▼▼▼

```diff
@@ -2598,7 +2615,7 @@
     a.early_z = 0, a.rays = m->rays;
     if (int rc0 = model_resolve_count(m)) return rc0;
     if (m->count)
-        hipLaunchKernelGGL(splat_kernel<false>, splat_grid(m->count), dim3(256), 0, c->stream, m->set[m->cur], (int)m->count, a,
+        hipLaunchKernelGGL(g_splat_check_on.load() ? splat_check_kernel<false> : splat_kernel<false>, splat_grid(m->count), dim3(256), 0, c->stream, m->set[m->cur], (int)m->count, a,
                            m->keys, nullptr);
     hipLaunchKernelGGL(splat_depth_resolve_kernel, dim3(splat_tile_grid(m->width, m->height)), dim3(256), 0, c->stream, m->set[m->cur], a, m->keys,
                        m->synth_depth);
@@ -2792,7 +2809,7 @@
         m->spl_nz_known = true;
         g_splat = std::max(g_splat, sp.grid);
     }
-    if (g_splat) hipLaunchKernelGGL(splat_box_batched_kernel, dim3(g_splat, n), dim3(256), 0, st, b_splat);
+    if (g_splat) hipLaunchKernelGGL(g_splat_check_on.load() ? splat_box_batched_check_kernel : splat_box_batched_kernel, dim3(g_splat, n), dim3(256), 0, st, b_splat);
     hipLaunchKernelGGL(splat_resolve_rect_batched_kernel, dim3(kRectGroups, n), dim3(256), 0, st, b_res);
     MMF_HIP_TRY(hipGetLastError());
     return MMF_OK;
diff --git a/multimotionfusion_amd/csrc/pass_rect.hpp b/multimotionfusion_amd/csrc/pass_rect.hpp
--- a/multimotionfusion_amd/csrc/pass_rect.hpp
+++ b/multimotionfusion_amd/csrc/pass_rect.hpp
@@ -266,6 +266,11 @@
     if (blockIdx.x >= p.grid) return;
     splat_kernel_body<false, true>(p.s, p.count, p.a, p.keys, p.count_dev, blockIdx.x, p.grid, p.boxes->key[p.kgen & 1u], p.kgen);
 }
+__global__ __launch_bounds__(256) void splat_box_batched_check_kernel(PassBatch<splat_box_item> b) {
+    const splat_box_item& p = b.m[blockIdx.y];
+    if (blockIdx.x >= p.grid) return;
+    splat_kernel_body<false, true, true>(p.s, p.count, p.a, p.keys, p.count_dev, blockIdx.x, p.grid, p.boxes->key[p.kgen & 1u], p.kgen);
+}
 
 struct splat_resolve_rect_item {
     SurfelSoA s;
diff --git a/multimotionfusion_amd/csrc/surfel_kernels.hpp b/multimotionfusion_amd/csrc/surfel_kernels.hpp
--- a/multimotionfusion_amd/csrc/surfel_kernels.hpp
+++ b/multimotionfusion_amd/csrc/surfel_kernels.hpp
@@ -492,13 +492,53 @@
     v3 h, nrm;
     float rad;
     int x0, x1, y0, y1;
+    int rx0, rx1, ry0, ry1;
+    bool fallback;
     int cpx, cpy;
     unsigned dmin;
     float hn;
     bool ok;
 };
 
-template <bool SIZE = true>
+struct SplatAxis {
+    float lo, hi;
+    bool ok;
+};
+__device__ __forceinline__ SplatAxis splat_disc_axis(float c0, float nc, float no, float nz, float rho2, float A, float iA, float f, float c) {
+    const float m = nc - c0 * nz;
+    const float k1 = c0 * no, k2 = c0 * nc + nz;
+    const float K = (k1 * k1 + k2 * k2) + no * no;
+    const float B = rho2 * (c0 + m * nz);
+    const float D = B * B + A * (rho2 * K);
+    const float sq = sqrtf(D);
+    const float lo = f * (c0 + (B - sq) * iA) + c, hi = f * (c0 + (B + sq) * iA) + c;
+    const float mg = 2e-3f + 1e-5f * (fabsf(lo - c) + fabsf(hi - c));
+    SplatAxis r;
+    r.lo = ceilf((lo - mg) - 0.5f), r.hi = floorf((hi + mg) - 0.5f);
+    r.ok = D > 0.f && fabsf(r.lo) <= 3e38f && fabsf(r.hi) <= 3e38f;
+    return r;
+}
+__device__ __forceinline__ void splat_disc_box(SplatFrag& f, const SplatArgs& a, float hs) {
+    const v3 h = f.h, n = f.nrm;
+    f.rx0 = f.x0, f.rx1 = f.x1, f.ry0 = f.y0, f.ry1 = f.y1;
+    f.fallback = true;
+    const float ahn = fabsf(f.hn), rad = fabsf(f.rad), h2 = v3dot(h, h);
+    const float R = rad + (4e-6f * (h2 + rad * rad)) / ahn;
+    const float tx = hs * a.c.ifx, ty = hs * a.c.ify;
+    const float s2 = h2 * (tx * tx + ty * ty);
+    if (!(ahn > 0.f && ahn <= 3e38f && R < 0.9f * h.z && ahn * ahn > 4.0f * s2)) return;
+    const float ihz = 1.0f / h.z, rho = R * ihz, rho2 = rho * rho;
+    const float A = (1.0f - rho2) + rho2 * (n.z * n.z), iA = 1.0f / A;
+    const SplatAxis X = splat_disc_axis(h.x * ihz, n.x, n.y, n.z, rho2, A, iA, a.c.fx, a.c.cx);
+    if (!X.ok) return;
+    const SplatAxis Y = splat_disc_axis(h.y * ihz, n.y, n.x, n.z, rho2, A, iA, a.c.fy, a.c.cy);
+    if (!Y.ok) return;
+    f.fallback = false;
+    f.x0 = (int)fminf(fmaxf(X.lo, (float)f.rx0), (float)(f.rx1 + 1)), f.x1 = (int)fmaxf(fminf(X.hi, (float)f.rx1), (float)(f.x0 - 1));
+    f.y0 = (int)fminf(fmaxf(Y.lo, (float)f.ry0), (float)(f.ry1 + 1)), f.y1 = (int)fmaxf(fminf(Y.hi, (float)f.ry1), (float)(f.y0 - 1));
+}
+
+template <bool SIZE = true, bool TIGHT = true>
 __device__ __forceinline__ SplatFrag splat_setup(const float4 p, const float4 col, const float4 n, const SplatArgs& a, float* xw_out = nullptr,
                                                  float* yw_out = nullptr) {
     SplatFrag f;
@@ -539,10 +579,16 @@
     int y0 = (int)ceilf(yw - hs - 0.5f), y1i = (int)ceilf(yw + hs - 0.5f) - 1;
     f.x0 = x0 < 0 ? 0 : x0, f.y0 = y0 < 0 ? 0 : y0;
     f.x1 = x1i > a.cols - 1 ? a.cols - 1 : x1i, f.y1 = y1i > a.rows - 1 ? a.rows - 1 : y1i;
+    f.hn = v3dot(h, nrm);
+    splat_disc_box(f, a, hs);
+    if (!TIGHT) {
+        const int tx0 = f.x0, tx1 = f.x1, ty0 = f.y0, ty1 = f.y1;
+        f.x0 = f.rx0, f.x1 = f.rx1, f.y0 = f.ry0, f.y1 = f.ry1;
+        f.rx0 = tx0, f.rx1 = tx1, f.ry0 = ty0, f.ry1 = ty1;
+    }
     f.cpx = min(max((int)floorf(xw), f.x0), f.x1), f.cpy = min(max((int)floorf(yw), f.y0), f.y1);
     const float zlo = (h.z - f.rad) - (fabsf(h.z) + f.rad) * 4e-6f - 1e-7f;
     f.dmin = depth24((zlo / (2 * a.maxDepth)) + 0.5f);
-    f.hn = v3dot(h, nrm);
     if (!(fabsf(f.hn) > 0.f)) f.dmin = 0u;
     f.ok = true;
     return f;
@@ -626,7 +672,11 @@
     if (__hip_atomic_load(&w[2], __ATOMIC_RELAXED, __HIP_MEMORY_SCOPE_AGENT) < v2) atomicMax(&w[2], v2);
     if (__hip_atomic_load(&w[3], __ATOMIC_RELAXED, __HIP_MEMORY_SCOPE_AGENT) < v3w) atomicMax(&w[3], v3w);
 }
-template <bool EARLYZ, bool BOX = false>
+__device__ unsigned long long g_splat_check[5];
+__device__ __forceinline__ void splat_check_add(int i, bool cond, unsigned n = 1u) {
+    if (cond) atomicAdd(&g_splat_check[i], (unsigned long long)n);
+}
+template <bool EARLYZ, bool BOX = false, bool CHECK = false>
 __device__ __forceinline__ void splat_kernel_body(SurfelSoA s, int count, SplatArgs a_in,
                                                     unsigned long long* __restrict__ keys,
                                                     const unsigned* __restrict__ count_dev, const unsigned bx_, [[maybe_unused]] const unsigned gx_,
@@ -636,6 +686,7 @@
     int bx0 = 0x7FFF, bx1 = -1, by0 = 0x7FFF, by1 = -1;
     const SplatArgs a = with_device_pose(a_in);
     __shared__ SplatRowLds L;
+    __shared__ unsigned tight_x01[CHECK ? 256 : 1], tight_y01[CHECK ? 256 : 1];
     const int lane = threadIdx.x & 63, wbase = threadIdx.x & ~63;
     if (count_dev != nullptr) count = min((unsigned)count, *count_dev);
     const int nwaves = (int)gx_ * 4, wave_id = (int)bx_ * 4 + (int)(threadIdx.x >> 6);
@@ -648,7 +699,12 @@
         if (lane < per && id < count) {
             const float4 p = s.pos[id], col = s.col[id], n = s.nrm[id];
             asm volatile("" ::"v"(col.w), "v"(n.w));
-            f = splat_setup(p, col, n, a);
+            f = splat_setup<true, !CHECK>(p, col, n, a);
+        }
+        if (CHECK && f.ok) {
+            splat_check_add(1, f.fallback), splat_check_add(2, true);
+            splat_check_add(3, true, (unsigned)(max(f.x1 - f.x0 + 1, 0) * max(f.y1 - f.y0 + 1, 0)));
+            splat_check_add(4, true, (unsigned)(max(f.rx1 - f.rx0 + 1, 0) * max(f.ry1 - f.ry0 + 1, 0)));
         }
         const int h = f.ok ? max(f.y1 - f.y0 + 1, 0) : 0, w = f.ok ? max(f.x1 - f.x0 + 1, 0) : 0;
         if (BOX && h > 0 && w > 0) bx0 = min(bx0, f.x0), bx1 = max(bx1, f.x1), by0 = min(by0, f.y0), by1 = max(by1, f.y1);
@@ -671,6 +727,10 @@
             L.y0n[t] = (unsigned)f.y0 | ((unsigned)nseg << 16);
             L.magic[t] = nseg > 1 ? 0xFFFFFFFFu / (unsigned)nseg + 1u : 0u;
             if (EARLYZ) L.dmin[t] = f.dmin;
+            if (CHECK) {
+                tight_x01[t] = (unsigned)f.rx0 | ((unsigned)(f.rx1 + 1) << 16);
+                tight_y01[t] = (unsigned)f.ry0 | ((unsigned)(f.ry1 + 1) << 16);
+            }
             L.seg_end[t] = scan;
         }
         asm volatile("s_waitcnt lgkmcnt(0)" ::: "memory");
@@ -712,7 +772,14 @@
                 const float q = splat_plane_q(g, l);
                 d24v[k] = splat_depth24_fast(l.z * q, ds);
                 draw[k] = pb + k <= x1 && !(EARLYZ && (dmin > zbv[k] || d24v[k] > zbv[k])) && splat_in_disc(g, l, q);
+                if (CHECK) {
+                    const unsigned tx = tight_x01[e], ty = tight_y01[e];
+                    const bool in_box = pb + k >= (int)(tx & 0xFFFFu) && pb + k < (int)(tx >> 16) && py >= (int)(ty & 0xFFFFu) && py < (int)(ty >> 16);
+                    splat_check_add(0, pb + k <= x1 && !in_box && splat_in_disc(g, l, q));
+                }
                 MMF_SPLAT_TALLY(0, pb + k <= x1);
+                MMF_SPLAT_TALLY(1, pb + k <= x1 && !(EARLYZ && dmin > zbv[k]));
+                MMF_SPLAT_TALLY(3, true);
                 MMF_SPLAT_TALLY(2, draw[k]);
             }
 #pragma unroll
@@ -728,10 +795,19 @@
     splat_kernel_body<false, true>(s, count, a_in, keys, count_dev, blockIdx.x, gridDim.x, boxes->key[kgen & 1u], kgen);
 }
 template <bool EARLYZ>
-__global__ __launch_bounds__(256) __attribute__((amdgpu_waves_per_eu(5))) void splat_kernel(SurfelSoA s, int count, SplatArgs a_in,
+__global__ __launch_bounds__(256) __attribute__((amdgpu_waves_per_eu(EARLYZ ? 5 : 6))) void splat_kernel(SurfelSoA s, int count, SplatArgs a_in,
                                                     unsigned long long* __restrict__ keys,
                                                     const unsigned* __restrict__ count_dev) {
     splat_kernel_body<EARLYZ>(s, count, a_in, keys, count_dev, blockIdx.x, gridDim.x);
+}
+template <bool EARLYZ>
+__global__ __launch_bounds__(256) void splat_check_kernel(SurfelSoA s, int count, SplatArgs a_in, unsigned long long* __restrict__ keys,
+                                                          const unsigned* __restrict__ count_dev) {
+    splat_kernel_body<EARLYZ, false, true>(s, count, a_in, keys, count_dev, blockIdx.x, gridDim.x);
+}
+__global__ __launch_bounds__(256) void splat_box_check_kernel(SurfelSoA s, int count, SplatArgs a_in, unsigned long long* __restrict__ keys,
+                                                              const unsigned* __restrict__ count_dev, PassBoxes* boxes, unsigned kgen) {
+    splat_kernel_body<false, true, true>(s, count, a_in, keys, count_dev, blockIdx.x, gridDim.x, boxes->key[kgen & 1u], kgen);
 }
 
 
```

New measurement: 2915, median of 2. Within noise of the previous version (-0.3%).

▲▲▲

**EXERCISE DESCRIPTION:**
Across the whole listing, tally the lines that include the string "nullptr". Reply with the number only.

**ANSWER SPACE:**
4